template <int CT, int LANES>
struct Mega {
    static constexpr int RPT = CT / LANES, PROW = RPT + PROW_PAD, NCW = CT / 32, UNR = (LANES == 1) ? 16 : 8;
    static_assert(CT >= RED_THREADS, "the slot reduction uses one thread per CTA slot");

    const MegaArgs &a;
    MegaShared &sh;
    unsigned char *dyn;
    int tid, lane, my_tiles, row_lo, row_hi;
    unsigned vis;
    unsigned gen;
    unsigned red_epoch;
    unsigned posted_gen;
    unsigned long long halo_epoch;
    int dep_lo, dep_hi;
    unsigned push_slots;
    int ghost_lo, ghost_hi;
    int gs_lo, gs_hi;
    bool reads_ghost;
    bool is_reducer;
    size_t stage_bytes;
    int trace_it, trace_who;
    bool resident;
    bool coded;
    bool packed;
    ResidentPlan rp;
    const double *rs_val; const unsigned short *rs_col; const unsigned *rs_ptr;

    __device__ Mega(const MegaArgs &args, MegaShared &s) : a(args), sh(s) {}

    __device__ bool stop_now() const { return sh.sc.done != 0 || sh.sc.error != 0; }
    __device__ void fail() { sh.flags[3] = 1; }
    __device__ __forceinline__ bool timed_out(unsigned long long t0, unsigned spins) const
    {
        return (spins & 255u) == 0u && globaltimer_ns() - t0 > a.comm.timeout_ns;
    }
// ... 261 lines not shown
                }
#pragma unroll
                for (int u = 0; u < U; ++u) {
                    const double v = rs_val[min(min(j + (unsigned)u, e - 1u), last)];
                    if (j + (unsigned)u < e) acc = fma(v, xv[u], acc);
                }
                j += (unsigned)U;
            }
            row_done<EPI>(row, acc, e0, e1, e2, e3, y, dot);
        }
    }

    template <int EPI, bool CODED, bool PACKED>
    __device__ void spmv_impl(const double *x, double *y, double (&dot)[4])
    {
        const int stages = a.stages, cap = a.cap;
        const int sub = tid % LANES, row_in_tile = tid / LANES;
        const ColWindow w = rp.w;
        double carry = 0.0;
        for (int lt = 0; lt < my_tiles; ++lt, ++vis) {
            const int s = (int)(vis % (unsigned)stages);
            mbar_wait(smem_u32(&sh.full_bar[s]), (vis / (unsigned)stages) & 1u);
            const unsigned char *st = dyn + (size_t)s * stage_bytes;
            const double   *sval = reinterpret_cast<const double *>(st);
            const unsigned *scol = reinterpret_cast<const unsigned *>(sval + cap);
            const unsigned short *scode = reinterpret_cast<const unsigned short *>(scol);
            const unsigned *sptr = scol + cap;
            const unsigned sts = PACKED ? smem_u32(st) : 0u, adj = PACKED ? smem_u32(sh.vadj) : 0u;
            auto column = [&](unsigned idx) { return CODED ? col_decode(w, scode[idx]) : scol[idx]; };
            auto value = [&](unsigned idx) {
                if constexpr (PACKED) return val_load(adj, sts, (unsigned)cap, idx);
                else return sval[idx];
            };
            const StageHdr h = sh.hdr[s];
            if (h.flag != 0) {
                double part[1] = {0.0};
                for (unsigned jj = h.lo + (unsigned)tid; jj < h.hi; jj += 4u * CT) {
                    double pv[4], px[4];
#pragma unroll
                    for (int u = 0; u < 4; ++u) {
                        const unsigned idx = min(jj + (unsigned)(u * CT), h.hi - 1u);
                        pv[u] = (double)value(idx); px[u] = ld_coherent(x + column(idx));
                    }
#pragma unroll
                    for (int u = 0; u < 4; ++u)
                        if (jj + (unsigned)(u * CT) < h.hi) part[0] = fma(pv[u], px[u], part[0]);
// ... 278 lines not shown
            spmv<EPI_NONE>(a.v.w, a.v.t, d4);
            complete<5>(FIN_CAPIPE_END, true);
            if (stop_now()) break;
        }
    }
};

template <int CT, int LANES>
__global__ void __launch_bounds__(CT + 32, 1) bicg_mega_kernel(const __grid_constant__ MegaArgs a)
{
    using M = Mega<CT, LANES>;
    extern __shared__ __align__(128) unsigned char dyn_smem[];
    __shared__ __align__(16) MegaShared sh;

    const int tid = threadIdx.x;
    const int stages = a.stages, cap = a.cap;
    if (tid == 0) {
        for (int s = 0; s < stages; ++s) {
            mbar_init(smem_u32(&sh.full_bar[s]), 1u);
            mbar_init(smem_u32(&sh.empty_bar[s]), (unsigned)M::NCW);
        }
        sh.flags[0] = sh.flags[1] = sh.flags[2] = sh.flags[3] = 0;
        mbar_fence_init();
    }
    __syncthreads();

    const int t0 = a.cta_tile[blockIdx.x], t1 = a.cta_tile[blockIdx.x + 1];
    const int my_tiles = t1 - t0;
    const size_t stage_bytes = (size_t)cap * 12 + (size_t)M::PROW * 4;

    if (tid >= CT) {
        const ResidentPlan rp = tid == CT ? resident_plan(a, t0, t1, LANES) : ResidentPlan{};
        if (tid == CT && my_tiles > 0 && !rp.on) {
            volatile int *flags = sh.flags;
            const unsigned long long pol = l2_evict_first_policy();
            const bool coded = streams_codes(a, rp, my_tiles);
            const bool packed = streams_values(a, coded);
            const unsigned al = packed ? 15u : (coded ? 7u : 3u), cbytes = coded ? 2u : 4u, vbytes = packed ? 7u : 8u;
            const void *cols = coded ? (const void *)a.col16 : (const void *)a.col;
            unsigned v = 0;
            bool stop = false;
            for (;; ++v) {
                const int s = (int)(v % (unsigned)stages);
                if (v >= (unsigned)stages) {
                    const unsigned par = (v / (unsigned)stages - 1u) & 1u;
                    while (!mbar_try_wait(smem_u32(&sh.empty_bar[s]), par)) {
                        if (flags[1]) { stop = true; break; }
                    }
                }
                if (stop || flags[1]) break;
                const int t = t0 + (int)(v % (unsigned)my_tiles);
                const int row0 = a.tile_row[t], row1 = a.tile_row[t + 1];
                const unsigned p0 = a.tile_nz[t], p1 = a.tile_nz[t + 1];
                const auto [a0, cnt, rowa, cntp] = tile_window(row0, row1, p0, p1, al);
                unsigned char *st = dyn_smem + (size_t)s * stage_bytes;
                double   *sval = reinterpret_cast<double *>(st);
                unsigned *scol = reinterpret_cast<unsigned *>(sval + cap);
                unsigned *sptr = scol + cap;
                sh.hdr[s] = StageHdr{row0, row1, a0, rowa, p0 - a0, p1 - a0, a.tile_flag ? a.tile_flag[t] : 0, 0};
                const unsigned bar = smem_u32(&sh.full_bar[s]);
                mbar_arrive_expect_tx(bar, cnt * (vbytes + cbytes) + (unsigned)cntp * 4u);
                if (cnt) {
                    const void *csrc = (const char *)cols + (size_t)a0 * cbytes;
                    if (packed) {
                        tma_load_1d_hint(smem_u32(st), a.vlo + a0, cnt * 4u, bar, pol);
                        tma_load_1d_hint(smem_u32(st + (size_t)cap * 4u), a.vmid + a0, cnt * 2u, bar, pol);
                        tma_load_1d_hint(smem_u32(st + (size_t)cap * 6u), a.vhi + a0, cnt, bar, pol);
                    } else {
                        tma_load_1d_hint(smem_u32(sval), a.val + a0, cnt * 8u, bar, pol);
                    }
                    tma_load_1d_hint(smem_u32(scol), csrc, cnt * cbytes, bar, pol);
                }
                tma_load_1d(smem_u32(sptr), a.ptr + rowa, (unsigned)cntp * 4u, bar);
            }
            const unsigned consumed = (unsigned)flags[2];
            for (unsigned w = consumed; w < v; ++w)
                mbar_wait(smem_u32(&sh.full_bar[w % (unsigned)stages]), (w / (unsigned)stages) & 1u);
        }
    } else {
        M m(a, sh);
        m.dyn = dyn_smem; m.tid = tid; m.lane = tid & 31; m.my_tiles = my_tiles; m.vis = 0u; m.stage_bytes = stage_bytes;
        m.row_lo = a.tile_row[t0]; m.row_hi = a.tile_row[t1];
        m.trace_it = 0;
        m.trace_who = blockIdx.x == 0 ? 0 : (blockIdx.x == gridDim.x / 2 ? 1 : -1);
        m.gen = a.sync->st.gen; m.red_epoch = a.sync->st.red_epoch; m.halo_epoch = a.sync->st.halo_epoch;
        m.posted_gen = m.gen;
        if (tid == 0) sh.sc = *a.sc;

        const int4 dep = a.cta_dep[blockIdx.x];
        const int G = (int)gridDim.x;
        auto cta_of_row = [&](int r) {
            int lo = 0, hi = G;
            while (lo < hi) { const int mid = (lo + hi) >> 1; if (a.tile_row[a.cta_tile[mid]] <= r) lo = mid + 1; else hi = mid; }
            return lo - 1;
        };
        m.dep_lo = 1; m.dep_hi = 0;
// ... 25 lines not shown
        if (m.resident) {
            const size_t nnzp = ((size_t)m.rp.nnz + 7u) & ~(size_t)7u;
            double *sv = reinterpret_cast<double *>(dyn_smem);
            unsigned short *sc16 = reinterpret_cast<unsigned short *>(sv + nnzp);
            unsigned *sp = reinterpret_cast<unsigned *>(sc16 + nnzp);
            for (unsigned i = (unsigned)tid; i < m.rp.nnz; i += (unsigned)CT) {
                sv[i] = a.val[m.rp.nz_lo + i];
                sc16[i] = a.col16[m.rp.nz_lo + i];
            }
            for (int r = tid; r <= m.rp.rows; r += CT) sp[r] = a.ptr[m.rp.row_lo + r] - m.rp.nz_lo;
            m.rs_val = sv; m.rs_col = sc16; m.rs_ptr = sp;
            if (tid == 0) atomicAdd(&a.sync->st.resident_ctas, 1);
        }
        if (m.coded && tid == 0) atomicAdd(&a.sync->st.coded_ctas, 1);
        if (m.packed && tid == 0) atomicAdd(&a.sync->st.packed_ctas, 1);
        nbar(1, CT);
        if (a.comm.world > 1 && (m.reads_ghost || m.gs_hi > m.gs_lo)) {
            if (tid < 32 && !halo_wait_epoch(a.comm, sh.sc.halo_epoch) && tid == 0) { sh.sc.error = 1; sh.sc.done = 1; }
            if (tid < 32) fence_sys();
            nbar(1, CT);
        }
        if (!m.stop_now()) {
            if (a.method == 0) { if (a.comm.world > 1) m.run_bicgstab_multi(); else m.run_bicgstab(); }
            else if (a.method == 1) m.run_ca();
            else m.run_pipe(a.method == 3);
        }
        nbar(1, CT);
        if (tid == 0) {
            sh.flags[2] = (int)m.vis; __threadfence_block(); sh.flags[1] = 1;
            if (blockIdx.x == 0) {
// ... 30 lines not shown
                                                        const int *__restrict__ tile_row, const int *__restrict__ cta_tile,
                                                        int ghost_off, const int4 *__restrict__ dep, unsigned short *__restrict__ col16)
{
    const ColWindow w = col_window(dep[blockIdx.x], ghost_off);
    if (!w.ok) return;
    const int r0 = tile_row[cta_tile[blockIdx.x]], r1 = tile_row[cta_tile[blockIdx.x + 1]];
    if (r1 <= r0) return;
    const unsigned e0 = ptr[r0], e1 = ptr[r1];
    for (unsigned j = e0 + threadIdx.x; j < e1; j += blockDim.x) col16[j] = col_encode(w, ghost_off, col[j]);
}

# # # # # # #

#### Task
All lines above from the line with "unsigned red_epoch;" through the line with "const double v", both included, are to be set down exactly, with nothing else.

#### Exercise result
    unsigned red_epoch;
    unsigned posted_gen;
    unsigned long long halo_epoch;
    int dep_lo, dep_hi;
    unsigned push_slots;
    int ghost_lo, ghost_hi;
    int gs_lo, gs_hi;
    bool reads_ghost;
    bool is_reducer;
    size_t stage_bytes;
    int trace_it, trace_who;
    bool resident;
    bool coded;
    bool packed;
    ResidentPlan rp;
    const double *rs_val; const unsigned short *rs_col; const unsigned *rs_ptr;

    __device__ Mega(const MegaArgs &args, MegaShared &s) : a(args), sh(s) {}

    __device__ bool stop_now() const { return sh.sc.done != 0 || sh.sc.error != 0; }
    __device__ void fail() { sh.flags[3] = 1; }
    __device__ __forceinline__ bool timed_out(unsigned long long t0, unsigned spins) const
    {
        return (spins & 255u) == 0u && globaltimer_ns() - t0 > a.comm.timeout_ns;
    }
// ... 261 lines not shown
                }
#pragma unroll
                for (int u = 0; u < U; ++u) {
                    const double v = rs_val[min(min(j + (unsigned)u, e - 1u), last)];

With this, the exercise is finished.